◆ **Problem details**: Using the records below, write out again exactly the lines that begin at the line containing "if constexpr (T == 4)" and end at the line containing "const float dn = G[c * S + col];", and no other lines.

◆ **Source records**:

'''

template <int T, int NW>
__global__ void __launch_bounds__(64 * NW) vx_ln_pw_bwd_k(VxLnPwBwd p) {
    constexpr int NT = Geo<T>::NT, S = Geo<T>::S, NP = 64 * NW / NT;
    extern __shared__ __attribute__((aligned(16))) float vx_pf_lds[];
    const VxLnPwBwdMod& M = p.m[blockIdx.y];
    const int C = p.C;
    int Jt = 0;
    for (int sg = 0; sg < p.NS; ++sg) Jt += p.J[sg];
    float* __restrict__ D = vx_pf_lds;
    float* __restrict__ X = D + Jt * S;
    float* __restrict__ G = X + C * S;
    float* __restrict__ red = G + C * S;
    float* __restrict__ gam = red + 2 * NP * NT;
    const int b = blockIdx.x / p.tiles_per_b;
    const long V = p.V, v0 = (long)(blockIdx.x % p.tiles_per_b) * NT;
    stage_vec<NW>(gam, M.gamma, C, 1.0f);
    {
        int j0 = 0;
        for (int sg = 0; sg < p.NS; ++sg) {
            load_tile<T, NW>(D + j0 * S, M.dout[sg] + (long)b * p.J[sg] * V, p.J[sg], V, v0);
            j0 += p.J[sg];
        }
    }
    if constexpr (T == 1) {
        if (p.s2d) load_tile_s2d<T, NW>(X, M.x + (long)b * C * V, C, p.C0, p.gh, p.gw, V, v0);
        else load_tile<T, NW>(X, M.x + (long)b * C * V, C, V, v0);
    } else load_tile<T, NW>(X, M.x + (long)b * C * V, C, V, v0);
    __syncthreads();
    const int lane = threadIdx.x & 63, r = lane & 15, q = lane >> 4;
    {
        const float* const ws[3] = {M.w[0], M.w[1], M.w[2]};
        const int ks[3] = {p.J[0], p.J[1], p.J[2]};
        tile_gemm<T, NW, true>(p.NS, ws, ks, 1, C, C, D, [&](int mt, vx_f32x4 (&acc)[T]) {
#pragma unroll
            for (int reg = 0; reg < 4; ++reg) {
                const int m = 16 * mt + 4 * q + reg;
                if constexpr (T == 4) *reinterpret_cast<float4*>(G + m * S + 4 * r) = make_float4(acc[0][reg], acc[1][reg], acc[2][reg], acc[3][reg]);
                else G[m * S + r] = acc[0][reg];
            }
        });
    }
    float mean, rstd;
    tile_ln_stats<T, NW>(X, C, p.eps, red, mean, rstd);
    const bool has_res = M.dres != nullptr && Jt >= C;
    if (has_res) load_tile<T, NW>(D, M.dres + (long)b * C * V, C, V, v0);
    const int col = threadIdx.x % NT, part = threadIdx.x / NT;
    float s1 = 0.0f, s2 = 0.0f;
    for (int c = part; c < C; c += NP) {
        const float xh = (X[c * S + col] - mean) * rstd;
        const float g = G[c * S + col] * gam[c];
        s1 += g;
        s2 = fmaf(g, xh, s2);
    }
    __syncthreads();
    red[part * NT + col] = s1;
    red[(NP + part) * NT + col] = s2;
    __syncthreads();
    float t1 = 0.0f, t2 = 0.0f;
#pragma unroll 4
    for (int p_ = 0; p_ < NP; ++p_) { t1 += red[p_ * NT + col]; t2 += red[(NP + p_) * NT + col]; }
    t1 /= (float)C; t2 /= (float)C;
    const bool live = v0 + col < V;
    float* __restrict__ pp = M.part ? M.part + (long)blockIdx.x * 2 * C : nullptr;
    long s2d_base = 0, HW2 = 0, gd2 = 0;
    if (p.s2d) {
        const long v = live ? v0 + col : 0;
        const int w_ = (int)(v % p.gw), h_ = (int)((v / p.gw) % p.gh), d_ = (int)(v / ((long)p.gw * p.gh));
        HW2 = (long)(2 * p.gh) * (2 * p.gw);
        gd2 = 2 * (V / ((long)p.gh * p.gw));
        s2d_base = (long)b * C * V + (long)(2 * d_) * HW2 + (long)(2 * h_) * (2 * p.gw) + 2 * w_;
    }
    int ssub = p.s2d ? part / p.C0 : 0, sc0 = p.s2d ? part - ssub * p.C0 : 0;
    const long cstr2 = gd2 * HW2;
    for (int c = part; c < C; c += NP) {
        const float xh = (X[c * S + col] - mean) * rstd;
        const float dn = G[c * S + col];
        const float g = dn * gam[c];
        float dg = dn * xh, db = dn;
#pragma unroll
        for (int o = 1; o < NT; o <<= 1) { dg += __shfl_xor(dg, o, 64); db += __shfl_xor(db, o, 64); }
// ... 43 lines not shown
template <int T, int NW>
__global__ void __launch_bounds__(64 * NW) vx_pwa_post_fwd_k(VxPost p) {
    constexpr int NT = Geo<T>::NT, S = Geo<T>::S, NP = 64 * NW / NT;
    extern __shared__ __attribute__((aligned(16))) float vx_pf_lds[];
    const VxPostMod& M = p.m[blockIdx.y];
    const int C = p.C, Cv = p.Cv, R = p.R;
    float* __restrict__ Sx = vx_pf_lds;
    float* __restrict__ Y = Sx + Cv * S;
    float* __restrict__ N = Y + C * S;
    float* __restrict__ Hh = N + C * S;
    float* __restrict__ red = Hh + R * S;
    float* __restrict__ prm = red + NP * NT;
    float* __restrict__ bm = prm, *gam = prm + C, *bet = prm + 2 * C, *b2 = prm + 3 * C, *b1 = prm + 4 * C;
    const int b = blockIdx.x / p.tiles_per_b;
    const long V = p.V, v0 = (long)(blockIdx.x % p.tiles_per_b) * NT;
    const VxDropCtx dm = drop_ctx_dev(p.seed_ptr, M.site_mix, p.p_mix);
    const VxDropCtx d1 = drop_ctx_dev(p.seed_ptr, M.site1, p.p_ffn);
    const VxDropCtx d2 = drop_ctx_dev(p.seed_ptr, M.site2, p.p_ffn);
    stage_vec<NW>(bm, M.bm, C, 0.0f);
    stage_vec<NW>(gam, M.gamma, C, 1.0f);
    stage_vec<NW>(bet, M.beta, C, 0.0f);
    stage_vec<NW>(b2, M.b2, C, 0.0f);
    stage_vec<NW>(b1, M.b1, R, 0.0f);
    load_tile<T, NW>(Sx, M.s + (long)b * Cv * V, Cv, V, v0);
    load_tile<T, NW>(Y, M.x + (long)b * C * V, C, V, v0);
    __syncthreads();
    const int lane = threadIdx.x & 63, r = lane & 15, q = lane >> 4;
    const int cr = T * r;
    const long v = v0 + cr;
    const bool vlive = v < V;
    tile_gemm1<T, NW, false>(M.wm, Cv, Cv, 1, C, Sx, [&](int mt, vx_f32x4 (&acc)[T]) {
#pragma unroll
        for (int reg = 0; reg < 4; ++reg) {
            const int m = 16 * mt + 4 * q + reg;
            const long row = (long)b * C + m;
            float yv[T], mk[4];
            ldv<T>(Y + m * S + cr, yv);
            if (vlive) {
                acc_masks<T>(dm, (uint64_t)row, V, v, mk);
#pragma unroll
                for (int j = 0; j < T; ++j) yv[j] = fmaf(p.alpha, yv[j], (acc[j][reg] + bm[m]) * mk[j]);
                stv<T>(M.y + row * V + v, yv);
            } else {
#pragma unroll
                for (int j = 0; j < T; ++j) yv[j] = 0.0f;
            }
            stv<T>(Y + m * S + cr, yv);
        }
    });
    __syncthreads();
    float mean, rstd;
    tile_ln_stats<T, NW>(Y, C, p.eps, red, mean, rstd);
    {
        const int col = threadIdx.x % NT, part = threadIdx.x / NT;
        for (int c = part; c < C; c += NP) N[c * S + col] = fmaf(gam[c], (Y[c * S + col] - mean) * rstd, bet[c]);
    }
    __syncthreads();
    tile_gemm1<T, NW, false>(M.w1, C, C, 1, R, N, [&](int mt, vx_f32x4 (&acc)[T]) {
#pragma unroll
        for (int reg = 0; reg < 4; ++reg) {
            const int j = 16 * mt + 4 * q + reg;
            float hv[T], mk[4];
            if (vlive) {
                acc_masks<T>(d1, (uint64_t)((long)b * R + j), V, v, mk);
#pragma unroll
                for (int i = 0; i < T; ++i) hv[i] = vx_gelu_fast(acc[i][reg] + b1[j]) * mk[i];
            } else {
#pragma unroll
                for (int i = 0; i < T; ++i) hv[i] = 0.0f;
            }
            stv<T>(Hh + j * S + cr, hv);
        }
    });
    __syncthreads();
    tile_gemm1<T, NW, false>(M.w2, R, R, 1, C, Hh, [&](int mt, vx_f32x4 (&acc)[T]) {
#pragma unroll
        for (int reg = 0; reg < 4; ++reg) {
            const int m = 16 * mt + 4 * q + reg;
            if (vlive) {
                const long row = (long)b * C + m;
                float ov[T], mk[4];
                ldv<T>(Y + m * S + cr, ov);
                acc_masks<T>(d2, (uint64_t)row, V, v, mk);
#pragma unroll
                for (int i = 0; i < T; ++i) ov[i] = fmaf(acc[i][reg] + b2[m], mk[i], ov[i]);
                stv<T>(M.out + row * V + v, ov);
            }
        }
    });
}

'''

◆ **The completed task**:
                if constexpr (T == 4) *reinterpret_cast<float4*>(G + m * S + 4 * r) = make_float4(acc[0][reg], acc[1][reg], acc[2][reg], acc[3][reg]);
                else G[m * S + r] = acc[0][reg];
            }
        });
    }
    float mean, rstd;
    tile_ln_stats<T, NW>(X, C, p.eps, red, mean, rstd);
    const bool has_res = M.dres != nullptr && Jt >= C;
    if (has_res) load_tile<T, NW>(D, M.dres + (long)b * C * V, C, V, v0);
    const int col = threadIdx.x % NT, part = threadIdx.x / NT;
    float s1 = 0.0f, s2 = 0.0f;
    for (int c = part; c < C; c += NP) {
        const float xh = (X[c * S + col] - mean) * rstd;
        const float g = G[c * S + col] * gam[c];
        s1 += g;
        s2 = fmaf(g, xh, s2);
    }
    __syncthreads();
    red[part * NT + col] = s1;
    red[(NP + part) * NT + col] = s2;
    __syncthreads();
    float t1 = 0.0f, t2 = 0.0f;
#pragma unroll 4
    for (int p_ = 0; p_ < NP; ++p_) { t1 += red[p_ * NT + col]; t2 += red[(NP + p_) * NT + col]; }
    t1 /= (float)C; t2 /= (float)C;
    const bool live = v0 + col < V;
    float* __restrict__ pp = M.part ? M.part + (long)blockIdx.x * 2 * C : nullptr;
    long s2d_base = 0, HW2 = 0, gd2 = 0;
    if (p.s2d) {
        const long v = live ? v0 + col : 0;
        const int w_ = (int)(v % p.gw), h_ = (int)((v / p.gw) % p.gh), d_ = (int)(v / ((long)p.gw * p.gh));
        HW2 = (long)(2 * p.gh) * (2 * p.gw);
        gd2 = 2 * (V / ((long)p.gh * p.gw));
        s2d_base = (long)b * C * V + (long)(2 * d_) * HW2 + (long)(2 * h_) * (2 * p.gw) + 2 * w_;
    }
    int ssub = p.s2d ? part / p.C0 : 0, sc0 = p.s2d ? part - ssub * p.C0 : 0;
    const long cstr2 = gd2 * HW2;
    for (int c = part; c < C; c += NP) {
        const float xh = (X[c * S + col] - mean) * rstd;
        const float dn = G[c * S + col];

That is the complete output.